The break-even point (BEP) in economics, business, and specifically cost accounting, is the

point at which total cost and total revenue are equal: there is no net loss or gain, and one has

"broken even." A profit or a loss has not been made, although opportunity costs have been

"paid", and capital has received the risk-adjusted, expected return. In short, all costs that needs to

be paid are paid by the firm but the profit is equal to 0.

In accounting, the break-even point refers to the revenues needed to cover a company's total

amount of fixed and variable expenses during a specified period of time. The revenues could be

stated in dollars (or other currencies), in units, hours of services provided, etc.

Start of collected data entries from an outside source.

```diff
@@ -572,8 +612,13 @@
     @staticmethod
     def backward(ctx, g_loss, g_new):
         g_new = g_new if (ctx.advance and g_new is not None and g_new.numel()) else None
+        one = _ONE.get(g_loss.device)
+        if (ctx.inplace and g_new is None and not ctx.needs_input_grad[0] and one is not None
+                and g_loss.data_ptr() == one.data_ptr()):
+            return None, ctx.dd[..., :ctx.dd.shape[2]], None, (g_loss if ctx.needs_input_grad[3] else None), None, None, None, \
+                None, None, None
         d_delta, d_state = hip.ar_step_bwd(ctx.dd, g_loss, g_new, ctx.kinds, ctx.has_y, ctx.residual, ctx.obs,
-                                           want_state=ctx.needs_input_grad[0])
+                                           want_state=ctx.needs_input_grad[0], ldd_out=ctx.ldo)
         return d_state, d_delta, None, (g_loss if ctx.needs_input_grad[3] else None), None, None, None, None, None, None
 
 
diff --git a/graphcast-lite_amd/hip.py b/graphcast-lite_amd/hip.py
--- a/graphcast-lite_amd/hip.py
+++ b/graphcast-lite_amd/hip.py
@@ -52,6 +52,7 @@
     "gcl_aggregate_heavy_launches": (_i64, []),
     "gcl_aggregate_split": (C.c_int, [_vp, _i32, _vp, _i64, _i64, _vp, _i64, _i64, _i32, _vp, _vp, _i64, _i64, _i32, _i32,
                                       _vp]),
+    "gcl_aggregate_head": (C.c_int, [_vp, _i32, _vp, _i64, _i64, _i32, _vp, _vp, _i64, _i64, _i32, _i32, _vp]),
     "gcl_gat_fwd": (C.c_int, [_vp, _vp, _i64, _i64, _vp, _vp, _vp, _vp, _vp, _vp, _vp, _i64, _i64, _i32, _i32, _i32, _vp]),
     "gcl_gat_bwd": (C.c_int, [_vp, _vp, _i64, _i64, _vp, _i64, _i64, _vp, _vp, _vp, _vp, _vp, _vp, _i64, _i64,
                               _vp, _vp, _vp, _i32, _i32, _i32, _i32, _vp, _sz, _vp]),
@@ -84,7 +85,11 @@
     "gcl_assemble_input_tail": (C.c_int, [_vp, _vp, _vp, _vp, _i32, _vp, _i64, _i32, _i32, _i32, _i32, _i32, _vp]),
     "gcl_wmse_fwd_bwd": (C.c_int, [_vp, _i64, _i64, _vp, _i64, _i64, _vp, _i64, _i64, _vp, _vp, _f32, _f32, _vp,
                                    _vp, _vp, _vp, _i32, _i32, _i32, _vp, _sz, _vp]),
+    "gcl_wmse_fwd_bwd_ld": (C.c_int, [_vp, _i64, _i64, _vp, _i64, _i64, _vp, _i64, _i64, _vp, _vp, _f32, _f32, _vp, _i64, _i64,
+                                      _vp, _vp, _vp, _i32, _i32, _i32, _vp, _sz, _vp]),
     "gcl_ar_step_bwd": (C.c_int, [_vp, _vp, _vp, _vp, _i32, _i32, _vp, _vp, _i32, _i32, _i32, _i32, _vp]),
+    "gcl_ar_step_bwd_ld": (C.c_int, [_vp, _i64, _i64, _vp, _vp, _vp, _i32, _i32, _vp, _i64, _i64, _vp, _i32, _i32, _i32, _i32,
+                                     _vp]),
     "gcl_pad_rows": (C.c_int, [_vp, _i64, _i64, _i32, _i32, _vp, _i64, _i64, _i32, _i32, _i32, _vp]),
     "gcl_zero": (C.c_int, [_vp, _sz, _vp]),
     "gcl_wmse_ws_bytes": (_sz, [_i32, _i32, _i32]),
@@ -640,6 +645,19 @@
     return out
 
 
+def aggregate_head(graph: Graph, a3, transpose=False, out=None):
+    B, head, F = a3.shape
+    n = graph.n
+    assert 0 < head <= n and a3.stride(2) == 1
+    if out is None:
+        out = torch.empty(B, n, F, dtype=torch.float32, device=a3.device)
+    tok = _probe_begin("aggregate_head", graph=graph, transpose=bool(transpose), B=B, F=F)
+    _check(lib().gcl_aggregate_head(graph.handle, _agg_flags(transpose), _p(a3), a3.stride(1), a3.stride(0), head, None,
+                                    _p(out), out.stride(1), out.stride(0), B, F, _stream()))
+    _probe_end(tok)
+    return out
+
+
 def layernorm_fwd(x, gamma, beta, eps=1e-5):
     rows, F = x.shape
     y = torch.empty(rows, F, dtype=torch.float32, device=x.device)
@@ -832,21 +850,28 @@
 
 
 def wmse_fwd_bwd(delta3, x_last3, y3, node_w, chan_w, inv_wsum, grad_scale, want_grad=True, want_state=False,
-                 loss_prev=None):
+                 loss_prev=None, ldd_out=None):
     B, G, Cc = delta3.shape
     dev = delta3.device
     if delta3.stride(2) != 1:
         delta3 = delta3.contiguous()
-    dd = torch.empty(B, G, Cc, dtype=torch.float32, device=dev) if want_grad else None
+    dd = None
+    if want_grad:
+        dd = torch.empty(B, G, ldd_out if ldd_out else Cc, dtype=torch.float32, device=dev)
     st = torch.empty(B, G, Cc, dtype=torch.float32, device=dev) if want_state else None
     loss = torch.empty((), dtype=torch.float32, device=dev)
     nb = lib().gcl_wmse_ws_bytes(B, G, Cc)
     ws = workspace(nb, dev)
     xl = x_last3
-    _check(lib().gcl_wmse_fwd_bwd(
-        _p(delta3), delta3.stride(1), delta3.stride(0), _p(xl), xl.stride(1) if xl is not None else 0, xl.stride(0) if xl is not None else 0,
-        _p(y3), y3.stride(1), y3.stride(0), _p(node_w), _p(chan_w), float(inv_wsum), float(grad_scale), _p(dd), _p(st),
-        _p(loss_prev), _p(loss), B, G, Cc, ws.data_ptr(), ws.numel(), _stream()))
+    head = (_p(delta3), delta3.stride(1), delta3.stride(0), _p(xl), xl.stride(1) if xl is not None else 0,
+            xl.stride(0) if xl is not None else 0, _p(y3), y3.stride(1), y3.stride(0), _p(node_w), _p(chan_w), float(inv_wsum),
+            float(grad_scale), _p(dd))
+    tail = (_p(st), _p(loss_prev), _p(loss), B, G, Cc, ws.data_ptr(), ws.numel(), _stream())
+    if ldd_out:
+        assert ldd_out >= Cc
+        _check(lib().gcl_wmse_fwd_bwd_ld(*head, int(ldd_out), G * int(ldd_out), *tail))
+        return loss, (dd[..., :Cc] if dd is not None else None), st
+    _check(lib().gcl_wmse_fwd_bwd(*head, *tail))
     return loss, dd, st
 
 
@@ -973,12 +998,20 @@
     return new_state
 
 
-def ar_step_bwd(dd3, g_loss, g_new4, chan_kind, has_y: bool, residual: bool, obs: int, want_state: bool):
+def ar_step_bwd(dd3, g_loss, g_new4, chan_kind, has_y: bool, residual: bool, obs: int, want_state: bool, ldd_out=None):
     B, G, Cc = dd3.shape
-    d_delta = torch.empty_like(dd3)
     d_state = torch.empty(B, G, obs, Cc, dtype=torch.float32, device=dd3.device) if want_state else None
     if g_new4 is not None and not g_new4.is_contiguous():
         g_new4 = g_new4.contiguous()
+    if ldd_out or not dd3.is_contiguous():
+        assert dd3.stride(2) == 1
+        ldo = int(ldd_out) if ldd_out else Cc
+        d_delta = torch.empty(B, G, ldo, dtype=torch.float32, device=dd3.device)
+        _check(lib().gcl_ar_step_bwd_ld(_p(dd3), dd3.stride(1), dd3.stride(0), _p(g_loss), _p(g_new4), _pi(chan_kind),
+                                        1 if has_y else 0, 1 if residual else 0, _p(d_delta), ldo, G * ldo, _p(d_state), B, G,
+                                        obs, Cc, _stream()))
+        return d_delta[..., :Cc], d_state
+    d_delta = torch.empty_like(dd3)
     _check(lib().gcl_ar_step_bwd(_p(dd3), _p(g_loss), _p(g_new4), _pi(chan_kind), 1 if has_y else 0, 1 if residual else 0,
                                  _p(d_delta), _p(d_state), B, G, obs, Cc, _stream()))
     return d_delta, d_state
diff --git a/graphcast-lite_amd/train.py b/graphcast-lite_amd/train.py
--- a/graphcast-lite_amd/train.py
+++ b/graphcast-lite_amd/train.py
@@ -5,7 +5,7 @@
 
 from . import hip
 from .capture import Captured, graph_enabled
-from .functional import ARStepLossFn, WeightedMSEFn
+from .functional import ARStepLossFn, WeightedMSEFn, const_one
 
 
 class FileNames:
@@ -583,14 +583,9 @@
         return loss.detach()
 
     def _loss_root(self, loss):
-        one = getattr(self, "_one", None)
-        if one is not None and one.device == loss.device and one.dtype == loss.dtype and loss.dim() == 0:
-            return one
-        if loss.dim() != 0 or not loss.is_cuda or torch.cuda.is_current_stream_capturing():
+        if loss.dim() != 0 or not loss.is_cuda or loss.dtype != torch.float32:
             return None
-        with torch.inference_mode(False):
-            self._one = torch.ones((), dtype=loss.dtype, device=loss.device)
-        return self._one
+        return const_one(loss)
 
     def _finish(self):
         scale = allreduce_gradients(self.flat, self.world)
diff --git a/include/gcl.h b/include/gcl.h
--- a/include/gcl.h
+++ b/include/gcl.h
@@ -124,6 +124,8 @@
 int gcl_aggregate_split(const gcl_graph_t* g, int32_t transpose, const float* h, int64_t ldh, int64_t bsh,
                         const float* h2, int64_t ldh2, int64_t bsh2, int32_t head, const float* bias, float* y,
                         int64_t ldy, int64_t bsy, int32_t B, int32_t F, gcl_stream_t stream);
+int gcl_aggregate_head(const gcl_graph_t* g, int32_t transpose, const float* h, int64_t ldh, int64_t bsh, int32_t head,
+                       const float* bias, float* y, int64_t ldy, int64_t bsy, int32_t B, int32_t F, gcl_stream_t stream);
 int gcl_aggregate_compact_ok(const gcl_graph_t* g, int32_t transpose, int64_t ldh, int64_t bsh, int64_t ldy, int64_t bsy,
                              int32_t B, int32_t F);
 int gcl_aggregate_compact(const gcl_graph_t* g, int32_t transpose, const float* h, int64_t ldh, int64_t bsh,
@@ -214,6 +216,11 @@
                      const float* chan_w, float inv_wsum, float grad_scale, float* d_delta,
                      float* out_state, const float* loss_prev, float* loss_out, int32_t B, int32_t G,
                      int32_t C, void* ws, size_t ws_bytes, gcl_stream_t stream);
+int gcl_wmse_fwd_bwd_ld(const float* delta, int64_t ldd, int64_t bsd, const float* x_last, int64_t ldx,
+                        int64_t bsx, const float* y, int64_t ldy_, int64_t bsy, const float* node_w,
+                        const float* chan_w, float inv_wsum, float grad_scale, float* d_delta, int64_t ldd_out,
+                        int64_t bsd_out, float* out_state, const float* loss_prev, float* loss_out, int32_t B,
+                        int32_t G, int32_t C, void* ws, size_t ws_bytes, gcl_stream_t stream);
 size_t gcl_wmse_ws_bytes(int32_t B, int32_t G, int32_t C);
 
 int gcl_adam_step(float* p, const float* g, float* m, float* v, int64_t count, float lr, float beta1,
@@ -282,6 +289,10 @@
 int gcl_ar_step_bwd(const float* dd, const float* g_loss, const float* g_new, const int32_t* chan_kind,
                     int32_t has_y, int32_t residual, float* d_delta, float* d_state, int32_t B, int32_t G,
                     int32_t obs, int32_t C, gcl_stream_t stream);
+int gcl_ar_step_bwd_ld(const float* dd, int64_t ldd, int64_t bsd, const float* g_loss, const float* g_new,
+                       const int32_t* chan_kind, int32_t has_y, int32_t residual, float* d_delta, int64_t ldd_out,
+                       int64_t bsd_out, float* d_state, int32_t B, int32_t G, int32_t obs, int32_t C,
+                       gcl_stream_t stream);
 
 int gcl_pad_rows(const float* src, int64_t lds, int64_t bss, int32_t rows_src, int32_t F_src, float* dst,
                  int64_t ldd, int64_t bsd, int32_t rows_dst, int32_t F_dst, int32_t B, gcl_stream_t stream);
```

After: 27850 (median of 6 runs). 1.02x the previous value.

Figure 5: Break-even point

The break-even calculations are based on the assumption that the change in a company's

expenses is related to the change in revenues. This assumption may not hold true for the

following reasons:

A company is likely to have many diverse products with varying degrees of

profitability.

A company may have many diverse customers with varying demands for special

attention. Hence some expenses will increase for reasons other than the sale of additional

units of product.

A company may be selling in a variety of markets. This could result in the selling

prices in one market or country being lower than the selling prices in another market or

country.

The company may see frequent fluctuations in its sales mix.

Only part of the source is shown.